Form a heterocyclic ring that is a child,         (4) The following formula: [Chemical 2] Provided that (a) E'and M are independently selected from -CH- and -N-;           (B) L'is S-, -O-, -N (R¹⁴)-, -C (R¹⁴) = C (R ^14' )-, -N = C (R¹⁴) -And-N = N-, R¹⁴And R^14'It
Each is independently hydrogen, alkyl, alkenyl, alkynyl, heteroalkyl, a
Selected from reel, heteroaryl, cycloalkyl and heterocycloalkyl
L;           (C) is 0-4;           (D) R¹³And R^13'Are independently hydrogen, alkyl, alkene
Ru, alkynyl, aryl, heteroalkyl, heteroaryl, cycloalkyl
, Heterocycloalkyl, halogen, haloalkyl, hydroxy and alkoxy
Selected from;           (E) A'is a covalent bond, -O-, -SO._d-, -C (= O)-, -C
(= O) N (R¹⁵)-, -N (R¹⁵)-And -N (R¹⁵) Select from C (= O)-
D is 0-2 and R¹⁵Is hydrogen, alkyl, alkenyl, alkynyl,
Aryl, heteroaryl, heteroalkyl, heteroaryl, cycloalkyl
, Heterocycloalkyl and haloalkyl;           (F) G'is-(CR¹⁶R^{16 '})_e-R¹⁷And e is 0-4;
Each R¹⁶And R^{16 '}Are independently hydrogen, alkyl, alkenyl, alkynyl,
Aryl, heteroalkyl, heteroaryl, cycloalkyl, heterocycloa
Alkyl, halogen, haloalkyl, hydroxy, alkoxy and aryloxy
Selected from; and R¹⁷ Is hydrogen, alkyl, alkenyl, alkynyl, halogen
Amine, heteroalkyl, haloalkyl, aryl, heteroaryl, cycloalkyl
R and heterocycloalkyl; or R¹⁶And R¹⁷They combine
Containing 5 to 8 atoms which are optionally substituted, linked together with
1 to 3 of which form a heterocyclic ring which is a heteroatom; or R¹³And R¹⁷Haso
5 to 8 atoms, which are optionally substituted, connected together with the atoms to which they are attached
Contains, 1 to 3 of which form a heterocyclic ring that is a heteroatom A compound having the structure of formula (I) or an optical isomer of formula (I),
Astereomers or enantiomers, or pharmaceutically acceptable salts, or
Biologically hydrolyzable amides, esters, or imides of the above. 2. A and R ² are not joined to form a ring and A is 3-8.

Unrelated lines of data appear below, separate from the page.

+template <bool MIX>
 struct ZSourceDots {
+  static constexpr bool HAS_CONSTS = true;
   const uint16_t *dots;
   int pitch;
-  const float2 *row_info, *col_info;
+  const float2 *row_info;
   float neg_inv_eps;
-  float2 ri;
   typedef uint4 Raw;
   typedef float2 Row;
   __device__ __forceinline__ Raw load_raw(int b, int n, int i, int j, int m) const {
     return *reinterpret_cast<const uint4 *>(dots + ((size_t)b * n + i) * pitch + min(j, pitch - 8));
   }
-  __device__ __forceinline__ void decode(const Raw &r, float (&out)[8]) const {
-    const uint32_t w[4] = {r.x, r.y, r.z, r.w};
-#pragma unroll
-    for (int q = 0; q < 8; ++q) out[q] = (float)((q & 1) ? (w[q >> 1] >> 16) : (w[q >> 1] & 0xFFFFu));
-  }
   __device__ __forceinline__ Row load_row(int b, int n, int i) const { return row_info[(size_t)b * n + i]; }
-  __device__ __forceinline__ void begin_row(const Row &r) { ri = r; }
-  __device__ __forceinline__ void finish(float (&x)[8], const float2 (&ci)[8]) const {
-#pragma unroll
-    for (int q = 0; q < 8; ++q) x[q] = mi_z_from_dot(x[q], ri, ci[q], neg_inv_eps);
+  __device__ __forceinline__ float2 row_consts(const Row &r) const {
+    const float g = -2.0f * neg_inv_eps * r.x;
+    return make_float2(MIX ? g * 16777216.0f : g, r.y * neg_inv_eps);
+  }
+  __device__ __forceinline__ float2 col_consts(float2 c) const { return make_float2(c.x, c.y * neg_inv_eps); }
+  __device__ __forceinline__ v2f z_pair(const Raw &r, int q, float2 rk, v2f cx, v2f cy) const {
+    const uint32_t w4[4] = {r.x, r.y, r.z, r.w};
+    const uint32_t w = w4[q >> 1];
+    v2f t;
+    if constexpr (MIX) t = v2f{mix_mul_lo(w, cx.x), mix_mul_hi(w, cx.y)};
+    else t = v2f{(float)(w & 0xFFFFu), (float)(w >> 16)} * cx;
+    return __builtin_elementwise_fma(t, v2f{rk.x, rk.x}, cy) + v2f{rk.y, rk.y};
   }
 };
 
@@ -273,6 +288,7 @@
                                                            uint64_t *__restrict__ row_best,
                                                            uint64_t *__restrict__ col_part) {
   static_assert(!SPLIT || (E8 == 1 && NW % 2 == 0), "the split form runs the one-chunk code on wave pairs");
+  static_assert(RW == 4, "the rows' maxima are reduced four at a time (wave_max4)");
   constexpr int RG = SPLIT ? NW / 2 : NW;
   constexpr int BAND = RG * RW;
   constexpr int NC = 512 * E8 * (SPLIT ? 2 : 1);
@@ -295,7 +311,7 @@
     for (int e = 0; e < E8; ++e) raw[r][e] = src.load_raw(b, n, ic, cbase + e * 512 + lane * 8, m);
   }
   __shared__ float s_v[NC];
-  __shared__ float2 s_ci[NC];
+  __shared__ float s_cx[SRC::HAS_CONSTS ? NC : 1], s_cy[SRC::HAS_CONSTS ? NC : 1];
   {
     constexpr int PER = NC / (64 * NW);
     float tv[PER];
@@ -304,68 +320,98 @@
     for (int q = 0; q < PER; ++q) {
       const int c = threadIdx.x + q * 64 * NW;
       tv[q] = c < m ? v[(size_t)b * (m + 1) + c] : 0.0f;
-      tc[q] = (col_info && c < m) ? col_info[(size_t)b * m + c] : make_float2(0.f, 0.f);
+      if constexpr (SRC::HAS_CONSTS) tc[q] = c < m ? col_info[(size_t)b * m + c] : make_float2(0.f, 0.f);
     }
 #pragma unroll
     for (int q = 0; q < PER; ++q) {
       const int c = threadIdx.x + q * 64 * NW;
       s_v[c] = tv[q];
-      s_ci[c] = tc[q];
+      if constexpr (SRC::HAS_CONSTS) {
+        const float2 ck = src.col_consts(tc[q]);
+        s_cx[c] = ck.x;
+        s_cy[c] = ck.y;
+      }
     }
   }
   __syncthreads();
-  float vv[E8][8];
-  float2 ci[E8][8];
+  v2f vv[E8][4], cx[E8][4], cy[E8][4];
 #pragma unroll
   for (int e = 0; e < E8; ++e)
 #pragma unroll
+    for (int q = 0; q < 8; q += 2) {
+      const int c = cbase + e * 512 + lane * 8 + q;
+      vv[e][q >> 1] = v2f{s_v[c], s_v[c + 1]};
+      cx[e][q >> 1] = SRC::HAS_CONSTS ? v2f{s_cx[c], s_cx[c + 1]} : v2f{0.f, 0.f};
+      cy[e][q >> 1] = SRC::HAS_CONSTS ? v2f{s_cy[c], s_cy[c + 1]} : v2f{0.f, 0.f};
+    }
+
+  float p[RW][E8][8];
+  float rmax[RW];
+#pragma unroll
+  for (int r = 0; r < RW; ++r) {
+    const bool live = row0 + r < n;
+    const float ui = uis[r];
+    const float2 rk = src.row_consts(rowd[r]);
+    float lm = -1.0f;
+#pragma unroll
+    for (int e = 0; e < E8; ++e) {
+#pragma unroll
+      for (int q = 0; q < 8; q += 2) {
+        const v2f z = src.z_pair(raw[r][e], q, rk, cx[e][q >> 1], cy[e][q >> 1]);
+        const v2f t = ((z + v2f{ui, ui}) + vv[e][q >> 1]) * v2f{1.4426950408889634f, 1.4426950408889634f};
+        const float x[2] = {__builtin_amdgcn_exp2f(t.x), __builtin_amdgcn_exp2f(t.y)};
+#pragma unroll
+        for (int h = 0; h < 2; ++h) {
+          const int j = cbase + e * 512 + lane * 8 + q + h;
+          p[r][e][q + h] = (FULL || (live && j < m)) ? x[h] : -1.0f;
+        }
+      }
+#pragma unroll
+      for (int q = 0; q < 8; q += 2) lm = fmaxf(fmaxf(lm, p[r][e][q]), p[r][e][q + 1]);
+    }
+    rmax[r] = lm;
+  }
+  wave_max4(rmax);
+  uint64_t rkey[RW];
+#pragma unroll
+  for (int r = 0; r < RW; ++r) {
+    const float rm = rmax[r];
+    uint32_t jw = 0u;
+#pragma unroll
+    for (int e = E8 - 1; e >= 0; --e) {
+      uint64_t hit[8], any = 0ull;
+#pragma unroll
+      for (int q = 0; q < 8; ++q) {
+        hit[q] = __builtin_amdgcn_ballot_w64(p[r][e][q] == rm);
+        any |= hit[q];
+      }
+      const uint64_t first = any & (0ull - any);
+      uint32_t qw = 7u;
+#pragma unroll
+      for (int q = 6; q >= 0; --q) qw = (hit[q] & first) != 0ull ? (uint32_t)q : qw;
+      const uint32_t le = any != 0ull ? (uint32_t)__builtin_ctzll(any) : 0u;
+      jw = any != 0ull ? (uint32_t)(cbase + e * 512) + le * 8u + qw : jw;
+    }
+    rkey[r] = rm >= 0.0f ? best_key(rm, jw) : 0ull;
+  }
+  {
+    const uint64_t mine = lane == 0 ? rkey[0] : lane == 1 ? rkey[1] : lane == 2 ? rkey[2] : rkey[3];
+    if constexpr (SPLIT) {
+      if (lane < RW) halfkey[wave][lane] = mine;
+    } else {
+      if (lane < RW && row0 + lane < n) row_best[(size_t)b * n + row0 + lane] = mine;
+    }
+  }
+#pragma unroll
+  for (int e = 0; e < E8; ++e)
+#pragma unroll
     for (int q = 0; q < 8; ++q) {
-      vv[e][q] = s_v[cbase + e * 512 + lane * 8 + q];
-      ci[e][q] = s_ci[cbase + e * 512 + lane * 8 + q];
-    }
-
-  float cbest[E8][8];
-  int cidx[E8][8];
-#pragma unroll
-  for (int e = 0; e < E8; ++e)
-#pragma unroll
-    for (int q = 0; q < 8; ++q) { cbest[e][q] = -1.0f; cidx[e][q] = 0; }
-
-#pragma unroll
-  for (int r = 0; r < RW; ++r) {
-    const int i = row0 + r;
-    const bool live = i < n;
-    const float ui = uis[r];
-    src.begin_row(rowd[r]);
-    float rbest = -1.0f;
-    int rj = 0;
-#pragma unroll
-    for (int e = 0; e < E8; ++e) {
-      float x[8];
-      src.decode(raw[r][e], x);
-      src.finish(x, ci[e]);
-#pragma unroll
-      for (int q = 0; q < 8; ++q) {
-        const int j = cbase + e * 512 + lane * 8 + q;
-        float p = mi_prob_exp((x[q] + ui) + vv[e][q]);
-        if constexpr (!FULL) p = (live && j < m) ? p : -1.0f;
-        if (p > rbest) { rbest = p; rj = j; }
-        if (p > cbest[e][q]) { cbest[e][q] = p; cidx[e][q] = i; }
-      }
-    }
-    uint64_t key = rbest >= 0.0f ? best_key(rbest, (uint32_t)rj) : 0ull;
-    key = wave_max_u64(key);
-    if constexpr (SPLIT) {
-      if (lane == 0) halfkey[wave][r] = key;
-    } else {
-      if (lane == 0 && live) row_best[(size_t)b * n + i] = key;
-    }
-  }
-#pragma unroll
-  for (int e = 0; e < E8; ++e)
-#pragma unroll
-    for (int q = 0; q < 8; ++q)
-      red[rg][cbase + e * 512 + lane * 8 + q] = cbest[e][q] >= 0.0f ? best_key(cbest[e][q], (uint32_t)cidx[e][q]) : 0ull;
+      const float cm = fmaxf(fmaxf(fmaxf(fmaxf(p[0][e][q], p[1][e][q]), p[2][e][q]), p[3][e][q]), -1.0f);
+      uint32_t t = 3u;
+#pragma unroll
+      for (int r = 2; r >= 0; --r) t = p[r][e][q] == cm ? (uint32_t)r : t;
+      red[rg][cbase + e * 512 + lane * 8 + q] = cm >= 0.0f ? best_key(cm, (uint32_t)row0 + t) : 0ull;
+    }
   __syncthreads();
   if constexpr (SPLIT) {
     if (half == 0 && lane < RW && row0 + lane < n) {
@@ -417,15 +463,21 @@
   return w;
 }
 
+struct MatchOut {
+  float *mk1, *mk2, *scores, *record;
+  uint8_t *valid;
+  int32_t *match_ij;
+};
+
 template <typename SRC>
 int mnn_from_source(SRC src, const float2 *col_info, int batch, int n, int m, const float *u, const float *v,
                     const float *kpts1, const float *kpts2, int max_matches, float threshold, void *workspace,
-                    size_t workspace_bytes, const uint32_t *solver_status, float *mk1, float *mk2, float *scores,
-                    uint8_t *valid, int32_t *match_ij, hipStream_t s) {
-  if (!u || !v || !kpts1 || !kpts2 || !workspace || !mk1 || !mk2 || !scores || !valid) return MI_E_NULL;
+                    size_t workspace_bytes, const uint32_t *solver_status, const MatchOut &out, hipStream_t s) {
+  if (!u || !v || !kpts1 || !kpts2 || !workspace || !out.valid) return MI_E_NULL;
+  if (!out.record && (!out.mk1 || !out.mk2 || !out.scores)) return MI_E_NULL;
   if (batch <= 0 || n <= 0 || m <= 0 || batch > 65535) return MI_E_SHAPE;
   if (n > MX_MAX || m > 1024 || max_matches <= 0) return MI_E_PARAM;
-  if (((uintptr_t)workspace % 8) != 0) return MI_E_ALIGN;
+  if (((uintptr_t)workspace % 8) != 0 || ((uintptr_t)out.record % 8) != 0) return MI_E_ALIGN;
   if (workspace_bytes < duals_bytes(batch, n, m)) return MI_E_CAPACITY;
   const DualsWork w = duals_carve(workspace, batch, n, m);
   const int nb = ceil_div(n, DUALS_BAND);
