# autonomousvision/sdfstudio

Measured on NVIDIA H100. Metric: rays/sec at 4096 rays x 128 samples, higher is better.
Workload: dtype bf16x3 (fp32 accumulate)

## Files before the change

include/sdfb200_debug.h:

```cpp
#ifndef SDFB200_DEBUG_H_
#define SDFB200_DEBUG_H_
#include "sdfb200.h"
#ifdef __cplusplus
extern "C" {
#endif

int sdfb200_debug_tc_gemm(const float* A, const float* W, int32_t K, int32_t N, int32_t mode_ts, int32_t planes, float* D,
                          void* scratch, void* stream);

int sdfb200_debug_tc_linear(int32_t planes, int32_t epi, const float* X, int32_t ldx, const float* W, const float* bias, float* Y,
                            int32_t ldy, int64_t M, int32_t Np, int32_t Kp, const float* aux, int32_t ldaux, int32_t aux_cols,
                            void* scratch, void* stream);

int sdfb200_debug_tc_timing(long long* host_out_512);

#ifdef __cplusplus
}
#endif
#endif
```

sdfstudio_b200/csrc/field_tc.h:

```cpp
#pragma once
#include "field_plan.h"

namespace sdfb200 {


constexpr int kEpiWarps = 8;
constexpr int kEpiThreads = kEpiWarps * 32;
constexpr int kTcThreads = kEpiThreads + 128;
constexpr int kEncThreads = 96;
constexpr int kEncItems0 = 288, kEncItems1 = 256, kEncItems2 = 224;
static_assert(kEncItems0 + kEncItems1 + kEncItems2 == 768, "the encoder warps' items cover the tile");
__host__ __device__ constexpr int enc_item_begin(int w) { return w == 0 ? 0 : w == 1 ? kEncItems0 : w == 2 ? kEncItems0 + kEncItems1 : 768; }
constexpr int kConsumerRegs = 216;
constexpr int kProducerRegs = 72;
static_assert(2 * (kConsumerRegs - 168) <= 168 - kProducerRegs, "setmaxnreg.inc would wait for registers nobody frees");
constexpr int kStages = 5;
constexpr int kKB = 16;
constexpr int kMaxGridDim = 32;
constexpr int kMaxPe = 60;
constexpr int kPeRows = 64;
constexpr int kInK = 96;
constexpr float kHalfPiF = 1.5707963267948966f;
constexpr uint32_t kAPlane = 32 * 2048;
constexpr uint32_t kImgPlane = (kInK / 8) * 128 * 16;
__host__ __device__ constexpr uint32_t tc_stage_bytes(int planes) { return (uint32_t)planes * 256 * kKB * 2; }

enum { PRM_B_G0 = 0, PRM_B_G1, PRM_W_G2 , PRM_B_C0, PRM_B_C1, PRM_W_C2 , kPrmRows = PRM_W_C2 + 3 };
enum { HS_SDF = 0, HS_GRAD , HS_RGB = HS_GRAD + 3 , kHsRows = HS_RGB + 3 };

struct TcSmem { size_t a, ring, prm, hs, coldesc, hx, bytes; };
__host__ __device__ constexpr TcSmem tc_smem(int planes) {
  TcSmem s{};
  s.ring = s.a + (size_t)planes * kAPlane;
  s.prm = s.ring + (size_t)kStages * tc_stage_bytes(planes);
  s.hs = s.prm + kPrmRows * 256 * 4;
  s.coldesc = s.hs + 2 * kHsRows * 128 * 4;
  s.hx = s.coldesc + 96 * 16;
  s.bytes = s.hx + 128 * 8;
  return s;
}
constexpr size_t kSmemPerBlock = 232448;
constexpr size_t kStaticSmem = 1024;
static_assert(tc_smem(2).bytes + kStaticSmem <= kSmemPerBlock, "shared memory of k_field_tc at two planes");

constexpr size_t kFragWords = 64 * 256;
struct TcScratch { size_t sig, h2, slots, slot_bytes, geo, cs, jpe, jg, bytes; };
__host__ __device__ constexpr TcScratch tc_scratch(int planes) {
  TcScratch s{};
  s.h2 = s.sig + kFragWords * 4;
  s.slots = s.h2 + (size_t)planes * kFragWords * 4;
  s.cs = s.geo + (size_t)planes * kImgPlane;
  s.jpe = s.cs + (size_t)planes * kImgPlane;
  s.jg = s.jpe + (size_t)kPeRows * 128 * 4;
  s.slot_bytes = s.jg + (size_t)kMaxGridDim * 3 * 128 * 4;
  s.bytes = s.slots + 2 * s.slot_bytes;
  return s;
}
__host__ __device__ constexpr size_t kScratchPerCta(int planes) { return tc_scratch(planes).bytes; }

__host__ __device__ constexpr int tc_layer_np(int L) { return L == L_B0 ? 128 : 256; }
__host__ __device__ constexpr int tc_layer_k(int L) { return L == L_G0 || L == L_C0MISC ? kInK : 256; }
__host__ __device__ constexpr int tc_layer_kblk(int L) { return kKB * 256 / tc_layer_np(L); }
__host__ __device__ constexpr int tc_layer_nkb(int L) { return tc_layer_k(L) / tc_layer_kblk(L); }
constexpr bool tc_blocks_fill_stages() {
  for (int L = 0; L < L_COUNT; ++L)
    if (tc_layer_np(L) * tc_layer_kblk(L) != 256 * kKB || tc_layer_kblk(L) % 16 != 0 || tc_layer_k(L) % tc_layer_kblk(L) != 0) return false;
  return true;
}
static_assert(tc_blocks_fill_stages(), "every streamed weight block must be one full ring stage of whole K steps");

struct TcLayer {
  unsigned long long w_off;
};

struct TcArgs {
  sdfb200_grid_t grid;
  TcLayer layer[L_COUNT];
  int use_grid, pe_degree, use_pe, contraction, pe_dim, grid_dim, app_dim, use_n_dot_v;
  int mode;
  int n_samples, has_bins, n_tiles;
  long long n_points;
  float rgb_padding, cos_anneal;
  const float *origins, *directions, *bins, *appearance, *variance, *beta, *beta_min;
  const void* table;
  const char* blob;
  unsigned long long b_g0, b_g1, b_g2, w_g2, b_c0, b_c1, w_c2, b_c2;
  char* scratch;
  sdfb200_field_out_t out;
  int render;
  sdfb200_field_render_t rnd;
};

int launch_field_tc_p2_torch(const TcArgs& a, int grid, size_t smem, cudaStream_t st);
int launch_field_tc_p2_tcnn(const TcArgs& a, int grid, size_t smem, cudaStream_t st);
int launch_field_tc_p1_torch(const TcArgs& a, int grid, size_t smem, cudaStream_t st);
int launch_field_tc_p1_tcnn(const TcArgs& a, int grid, size_t smem, cudaStream_t st);

}
```

sdfstudio_b200/csrc/field_tc_kernel.cuh:

```cuda
#pragma once
#include "field_tc.h"
#include "grid.cuh"
#include "tc_common.cuh"

namespace sdfb200 {
using namespace tc;

__device__ __forceinline__ void named_sync(int id, int n) { asm volatile("bar.sync %0, %1;" ::"r"(id), "r"(n) : "memory"); }
constexpr int kEncBar = 3;
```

A compound according to claim 1 which is a substituted or unsubstituted monocyclic heterocycloalkyl having 1 ring atom and 1 to 3 heteroatoms. 3. A and R ² together form a substituted or unsubstituted monocyclic heterocycloalkyl having 3 to 8 ring atoms and 1 to 3 ring heteroatoms. A compound according to claim 1 characterized. 4. The method according to claim 1, 2 or 3, wherein X is selected from hydrogen, alkyl, heteroalkyl, aryl, arylalkyl, heteroaryl, heteroarylalkyl, cycloalkyl and heterocycloalkyl. Compound of. 5. X and R ³ are joined to form a substituted or unsubstituted monocyclic heterocycloalkyl having 3 to 8 ring atoms, of which 1 to 3 are heteroatoms. The compound according to claim 1, 2 or 3, wherein 6. A compound according to any one of claims 1 to 5, characterized in that G is selected from -S- and -CH = CH-. 7. Z is ^{-L- (CR 6 R 6 ')} a R 7; -NR 9 R 9'; and ## STR3 ## 7. A compound according to any one of claims 1 to 6, characterized in that it is selected from 8. E is a covalent bond, C ₁ -C ₃ alkyl, —C (═O) —, —C (
The compound according to any one of claims 1 to 7, which is selected from ═O) O—, —C (═O) N (R ³ ) —, and —SO ₂ —. 9. A compound according to claim 1, wherein R ² is selected from hydrogen and alkyl. 10. The compound according to any one of claims 1 to 9, wherein n is 0 or 1. 11. A pharmaceutical composition comprising: (a) a safe and effective amount of a compound according to any one of claims 1-10; and (b) a pharmaceutically acceptable carrier. A pharmaceutical composition comprising: 12. Use of a compound according to any one of claims 1 to 11 in the manufacture of a medicament for the treatment of diseases associated with unwanted metalloprotease activity in a mammalian subject. 13. Use according to claim 12, characterized in that the disease is arthritis and is selected from the group consisting of osteoarthritis and rheumatoid arthritis. 14. Use according to claim 12, characterized in that the disease is cancer and the treatment prevents or arrests tumor growth and metastasis.